Другой ответ — это коадаптация, взаимозависимая эволюция генов в одном и том же генофонде. В генофонде гепарда зубы хищника дают наилучший результат в сочетании с пищеварением хищника и охотничьими повадками. Зубы, кишки и повадки травоядного животного формируют альтернативный комплекс в генофонде антилопы. Как мы уже видели, на уровне генов отбор складывает гармоничные комплексы, благоприятствуя не всему комплексу сразу, а каждому его составному элементу, когда в генофонде уже преобладают другие элементы этого комплекса. В подвижном равновесии генофондов одна проблема может иметь несколько стабильных решений. Как только одно из таких устойчивых решений начинает в генофонде преобладать, дальнейший отбор эгоистичных генов идет на пользу компонентам именно этого решения. Он мог бы точно так же благоприятствовать и другому решению, если бы начальные условия оказались иными. Как бы то ни было, у нашего скептика больше нет поводов беспокоиться насчет того, что естественный отбор — чисто негативный, отнимающий процесс. Естественный отбор положителен и созидателен. Он не более негативен, чем скульптор, отделяющий куски от мраморной глыбы. Он высекает из генофондов комплексы действующих сообща, адаптированных друг к другу генов — по природе эгоистичных, но сотрудничающих друг с другом в прагматических целях. Единицей, над которой трудится дарвиновский ваятель, является генофонд вида.

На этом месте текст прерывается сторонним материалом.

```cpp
namespace {
int adaptiveSetup(bdpt_ctx* c, const bdpt_adaptive_state* s, const char* what, AdaptiveDev& A) {
  if (!s || !s->mean || !s->m2 || !s->count || !s->mask || !s->active) {
    fail(c, std::string(what) + ": a state buffer is NULL");
    return BDPT_E_INVALID;
  }
  if (int rc = wholeFrameCheck(c, nullptr, what)) return rc;
  if (reinterpret_cast<uintptr_t>(s->mean) % 16 != 0) {
    fail(c, std::string(what) + ": mean must be 16-byte aligned (RGBA32F)");
    return BDPT_E_INVALID;
  }
  A = AdaptiveDev{};
  A.mean = reinterpret_cast<float4*>(s->mean);
  A.m2 = s->m2;
  A.count = s->count;
  A.mask = s->mask;
  A.active = s->active;
  A.W = c->W;
  A.H = c->H;
  return BDPT_OK;
}
}

int bdpt_adaptive_reset(bdpt_ctx* c, const bdpt_adaptive_state* s, void* stream) {
  if (!c) return BDPT_E_INVALID;
  AdaptiveDev A;
  if (int rc = adaptiveSetup(c, s, "adaptive_reset", A)) return rc;
  ENTER(c);
  launchAdaptiveReset(A, reinterpret_cast<hipStream_t>(stream));
  HIPCHK(c, hipGetLastError());
  return BDPT_OK;
}

int bdpt_adaptive_update(bdpt_ctx* c, const bdpt_adaptive_params* a, const bdpt_adaptive_state* s, float* frame, void* stream) {
  if (!c) return BDPT_E_INVALID;
  if (!a || !frame) {
    fail(c, "adaptive_update: params or frame is NULL");
    return BDPT_E_INVALID;
  }
  const uint32_t b = a->blockSize;
  if (b != 1 && b != 2 && b != 4 && b != 8 && b != 16) {
    fail(c, "adaptive_update: blockSize must be 1, 2, 4, 8 or 16");
    return BDPT_E_INVALID;
  }
  if (a->minSamples < 2 || a->maxSamples < a->minSamples) {
    fail(c, "adaptive_update: need 2 <= minSamples <= maxSamples");
    return BDPT_E_INVALID;
  }
  if (reinterpret_cast<uintptr_t>(frame) % 16 != 0) {
    fail(c, "adaptive_update: frame must be 16-byte aligned (RGBA32F)");
    return BDPT_E_INVALID;
  }
  AdaptiveDev A;
  if (int rc = adaptiveSetup(c, s, "adaptive_update", A)) return rc;
  A.frame = reinterpret_cast<float4*>(frame);
  A.threshold = a->threshold;
  A.epsilon = a->epsilon;
  A.minSamples = a->minSamples;
  A.maxSamples = a->maxSamples;
  A.blockSize = b;
  ENTER(c);
  hipStream_t st = reinterpret_cast<hipStream_t>(stream);
  if (int rc = orderAfterLast(c, st)) return rc;
  launchAdaptiveUpdate(A, c->adaptiveSum, st);
  HIPCHK(c, hipGetLastError());
  c->lastStream = st;
  return BDPT_OK;
}

int bdpt_execute_tail(bdpt_ctx* c, const bdpt_params* p, const bdpt_gbuffer* in, float* out, void* stream) {
  FrameDev F;
  hipStream_t st = reinterpret_cast<hipStream_t>(stream);
  if (int rc = frameSetup(c, p, in, out, st, F)) return rc;
  stageMark(c, st, "tail_wait");
  return connectionTail(c, F, st, FrameVariant{});
}

int bdpt_prepare(bdpt_ctx* c, uint32_t what) {
  if (!c) return BDPT_E_INVALID;
  if ((what & ~(BDPT_PREPARE_REFIT | BDPT_PREPARE_AREA_LIGHTS)) || !what) {
    if (!c->haveSize) {
      fail(c, "prepare: bdpt_resize must be called first");
      return BDPT_E_STATE;
    }
  }
  if ((what & BDPT_PREPARE_REFIT) && !c->haveScene) {
    fail(c, "prepare: BDPT_PREPARE_REFIT needs a scene");
    return BDPT_E_STATE;
  }
  if ((what & BDPT_PREPARE_AREA_LIGHTS) && !c->haveScene) {
    fail(c, "prepare: BDPT_PREPARE_AREA_LIGHTS needs a scene");
    return BDPT_E_STATE;
  }
  if ((what & (BDPT_PREPARE_LIGHT_GROUPS | BDPT_PREPARE_LIGHT_GROUP_TABLE)) && !c->haveScene) {
    fail(c, "prepare: BDPT_PREPARE_LIGHT_GROUPS needs a scene (the planes are per light)");
    return BDPT_E_STATE;
  }
  ENTER(c);
  if (what & BDPT_PREPARE_REFIT)
    if (int rc = ensureRefit(c, nullptr)) return rc;
  if (what & BDPT_PREPARE_PRIMARY)
    if (int rc = allocOwnGbuffer(c)) return rc;
  if (what & BDPT_PREPARE_BMFR)
    if (int rc = allocBmfrHistory(c)) return rc;
  if (what & (BDPT_PREPARE_LIGHT_GROUPS | BDPT_PREPARE_LIGHT_GROUP_TABLE))
    if (int rc = allocLightGroups(c, nullptr, c->S.numLights + ((what & BDPT_PREPARE_LIGHT_GROUP_TABLE) ? 1u : 0u))) return rc;
  if (what & BDPT_PREPARE_AREA_LIGHTS)
    if (int rc = ensureAreaLights(c, nullptr)) return rc;
  return BDPT_OK;
}

int bdpt_bmfr_execute(bdpt_ctx* c, const bdpt_bmfr_params* p, const bdpt_gbuffer* g, float* noisy, void* stream) {
  if (!c || !p || !g || !noisy) return BDPT_E_INVALID;
  if (!c->haveSize) {
    fail(c, "bmfr: bdpt_resize must be called first");
    return BDPT_E_STATE;
  }
  if (!g->worldPosition || !g->worldNormal || !g->materialDiffuse) {
    fail(c, "bmfr: WorldPosition, WorldNormal and MaterialDiffuse are required");
    return BDPT_E_INVALID;
  }
  ENTER(c);
  hipStream_t st = reinterpret_cast<hipStream_t>(stream);
  const size_t n = (size_t)c->W * c->H;
  if (!c->bmfrAccept) {
    if (streamIsCapturing(st)) {
      fail(c, "bmfr: the history needs bdpt_prepare(BDPT_PREPARE_BMFR) before stream capture");
      return BDPT_E_STATE;
    }
    if (int rc = allocBmfrHistory(c)) return rc;
  }
  BmfrDev A{};
  A.W = c->W;
  A.H = c->H;
  A.frame = p->frameNumber;
  A.full = (p->flags & BDPT_BMFR_FULL_FRAME) ? 1u : 0u;
  A.doPre = (p->flags & BDPT_BMFR_PREPROCESS) ? 1u : 0u;
  for (int k = 0; k < 16; k++) A.m[k] = p->prevViewProj[k];
  A.curPos = reinterpret_cast<const float4*>(g->worldPosition);
  A.curNorm = g->worldNormal;
  A.albedo = g->materialDiffuse;
  A.noisy = reinterpret_cast<float4*>(noisy);
  const int r = c->bmfrRead, w = 1 - r;
  A.prevPosR = c->bmfrPos[r];
  A.prevNormR = c->bmfrNorm[r];
  A.prevNoisyR = c->bmfrNoisy[r];
  A.prevFilteredR = c->bmfrFiltered[r];
  A.prevPosW = c->bmfrPos[w];
  A.prevNormW = c->bmfrNorm[w];
  A.prevNoisyW = c->bmfrNoisy[w];
  A.prevFilteredW = c->bmfrFiltered[w];
  A.accept = c->bmfrAccept;
  A.prevPixel = c->bmfrPrevPixel;
  if (!(p->flags & BDPT_BMFR_POSTPROCESS))
    HIPCHK(c, hipMemcpyAsync(c->bmfrFiltered[w], c->bmfrFiltered[r], n * sizeof(float4), hipMemcpyDeviceToDevice, st));
  launchBmfr(A, p->flags, st);
// ... 463 lines not shown
```

### fyp-bidirectionalpathtracer_amd/csrc/kernels.h

```cpp
#pragma once
#include <hip/hip_runtime.h>
#include <stdint.h>

#include "../../include/bdpt.h"
#include "texture_planes.h"

namespace bdpt {

constexpr int kWave = 64;
#ifndef KSTACK
#define KSTACK 32
#endif
constexpr int kStackEntries = KSTACK;
#ifndef BDPT_STACK_LDS
#define BDPT_STACK_LDS 24
#endif
constexpr int kStackLds = BDPT_STACK_LDS < KSTACK ? BDPT_STACK_LDS : KSTACK;
constexpr int kMaxPersistentPerCU = 32;
constexpr int kStackOvfRows = KSTACK - kStackLds;
constexpr int kShadeRecF4 = 7;
constexpr uint32_t kNoRay = 0xFFFFFFFFu;
constexpr uint32_t kNumSubQueues = 32;
#ifndef BDPT_FETCH_CHUNK
#define BDPT_FETCH_CHUNK 256
#endif
constexpr uint32_t kFetchChunk = BDPT_FETCH_CHUNK;
constexpr uint32_t kCursorStride = 32;
constexpr uint32_t kCursorBlock = kNumSubQueues * kCursorStride;
#ifndef BDPT_RAY_SUBQUEUES
#define BDPT_RAY_SUBQUEUES 32
#endif
constexpr uint32_t kNumRaySubQueues = BDPT_RAY_SUBQUEUES;
constexpr uint32_t kRayCursorBlock = kNumRaySubQueues * kCursorStride;
constexpr uint32_t kCounterShards = 64;

enum : int { F_COL = 0, F_POS = 3, F_N = 6, F_V = 9, F_DIF = 12, F_SPEC = 15, F_ROUGH = 18, F_ISSPEC = 19, F_PDF = 20, NF = 21 };
constexpr int NF4 = 6;
enum : int { PATH_EYE = 0, PATH_LIGHT = 1 };
enum : int { RAY_TERMS = 0, RAY_PAIRS = 1 };

struct TexDev {
  const uint8_t* px;
  uint32_t w, h, srgb, pow2;
};

struct SceneConst {
  bdpt_light lights[BDPT_MAX_LIGHTS];
  float srgbLut[256];
};

struct SceneDev {
  const uint4* recs;
  const float4* shade;
  const float* bitangents;
  const uint32_t* indices;
  const bdpt_material* materials;
  const TexDev* textures;
  const TexDev* matTex;
  const SceneConst* sc;
  uint32_t numLights;
  uint32_t hasBitangents;
  uint32_t numRecs;
  const float4* alphaRecs;
  int* stackOvf;
  uint32_t stackOvfStride;
  const uint32_t* lightMap;
  uint32_t lightMapRes;
};

struct DevCounters {
  unsigned long long v[kCounterShards][32];
};
enum : int {
  C_RAYS_PRIMARY = 0, C_RAYS_EYE, C_RAYS_LIGHT, C_RAYS_NEE, C_RAYS_SPLAT, C_RAYS_CONNECT,
  C_NODE_CLOSEST, C_TRI_CLOSEST, C_NODE_SHADOW, C_TRI_SHADOW, C_PIX_VALID, C_SPLATS, C_RAYS_LAZY,
  C_STACK_MAX,
  C_ALPHA_CLOSEST, C_ALPHA_SHADOW,
  C_HINT_NEE, C_HINT_SPLAT
};

inline __host__ __device__ uint32_t numConnectPairs(uint32_t D) {
  uint32_t n = 0;
  for (uint32_t t = 2; t <= D; t++) n += (t < D - 1) ? t : (D - 1);
  return n;
}

struct PathBuf {
  float* v;
  float* rayDir;
  const uint32_t* pix;
  uint32_t* seedE;
  uint32_t* seedL;
  uint8_t* eyeLast;
  uint8_t* lightLast;
  uint8_t* lightReal;
  uint32_t* queue[3];
  uint32_t pathSubCap;
  uint32_t* qcount;
  uint32_t* qhead;
  float* rayQ;
  float* rayContrib;
  uint8_t* rayVis;
  uint32_t* rayCount;
  uint32_t* rayHead;
  uint32_t raySubCap[2];
  uint32_t rayBase[2];
  uint32_t* slotRay;
  uint32_t* splatPix;
  float* misE;
  float* misL;
  uint8_t* lazyCursor;
  uint32_t* lazyRay;
  uint32_t* lazyCount;
  uint32_t rayCap;
  uint32_t Np, D1;
};

struct SplatLayout {
  uint32_t stripeRows, owners, chunkRows;
};
inline __host__ __device__ size_t splatIndex(const SplatLayout& L, uint32_t W, uint32_t x, uint32_t y) {
  const uint32_t s = y / L.stripeRows;
  const uint32_t owner = s % L.owners, row = (s / L.owners) * L.stripeRows + (y - s * L.stripeRows);
  return ((size_t)owner * L.chunkRows + row) * W + x;
}

struct FrameDev {
  bdpt_camera cam;
  bdpt_params p;
  uint32_t W, H;
  SplatLayout sl;
  float* out;
  unsigned long long* splat;
  bdpt_gbuffer gb;
  DevCounters* counters;
  const float* envMap;
  uint32_t envW, envH;
  float envColor[3];
  const uint32_t* hintPix;
};

struct GroupDev {
  float* planes;
  unsigned long long* splat;
  uint8_t* lightIdx;
  uint32_t numLights;
  uint32_t numGroups;
  uint64_t framePix;
  const float* areaW;
  uint8_t groupOf[BDPT_MAX_LIGHTS + 1];
};

struct MaskDev {
  const uint8_t* mask;
  uint32_t* eye;
  uint32_t* eyeCount;
  const uint32_t* walkEye;
  const uint32_t* walkEyeCount;
};

constexpr uint32_t kNoAlphaRec = 0xFFFFFFFFu;
struct BvhRefitNode;
struct AreaDev {
  const float* cdf;
  const float4* emit;
  const float* total;
  uint32_t n;
};

enum class FrameKind { Plain, Groups, Masked };
struct FrameVariant {
  FrameKind kind = FrameKind::Plain;
  GroupDev groups{};
  MaskDev mask{};
  AreaDev area{};
};

struct GBufferDev {
  bdpt_camera cam;
  bdpt_gbuffer_params gp;
  uint32_t W, H, Np;
  const uint32_t* pix;
  bdpt_gbuffer gb;
  DevCounters* counters;
  uint32_t* hintPix;
};

struct BmfrDev {
  uint32_t W, H, frame;
  uint32_t full, doPre;
  float m[16];
  const float4* curPos;
  const uint16_t* curNorm;
  const uint16_t* albedo;
  float4* noisy;
  const float4 *prevPosR, *prevNormR, *prevNoisyR, *prevFilteredR;
  float4 *prevPosW, *prevNormW, *prevNoisyW, *prevFilteredW;
  uint8_t* accept;
  uint32_t* prevPixel;
};
void launchBmfr(const BmfrDev& A, uint32_t flags, hipStream_t st);
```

В этой и предыдущей главах я отвел немало места предостережениям против плохой поэзии в науке. Но общее сальдо моей книги совершенно иное. Наука поэтична, должна быть таковой. Ей много есть чему поучиться у поэтов и следует вдохновляться образцами хорошего поэтического воображения и метафорами. «Эгоистичный ген» — образное выражение. Потенциально хорошее, но, к сожалению, способное сбивать с толку, если эта персонифицирующая метафора оказывается понятой неверно. Будучи истолкована правильно, она может направить нас на путь глубокого понимания и плодотворных исследований. В данной главе образ «разумного» гена был использован для того, чтобы объяснить, в каком смысле «эгоистичные» гены могут одновременно быть и склонными к «сотрудничеству». А основная метафора, которая перекочует в следующую главу, — это гены вида как подробное описание того набора окружающих условий, где обитали его предки, — генетическая Книга мертвых.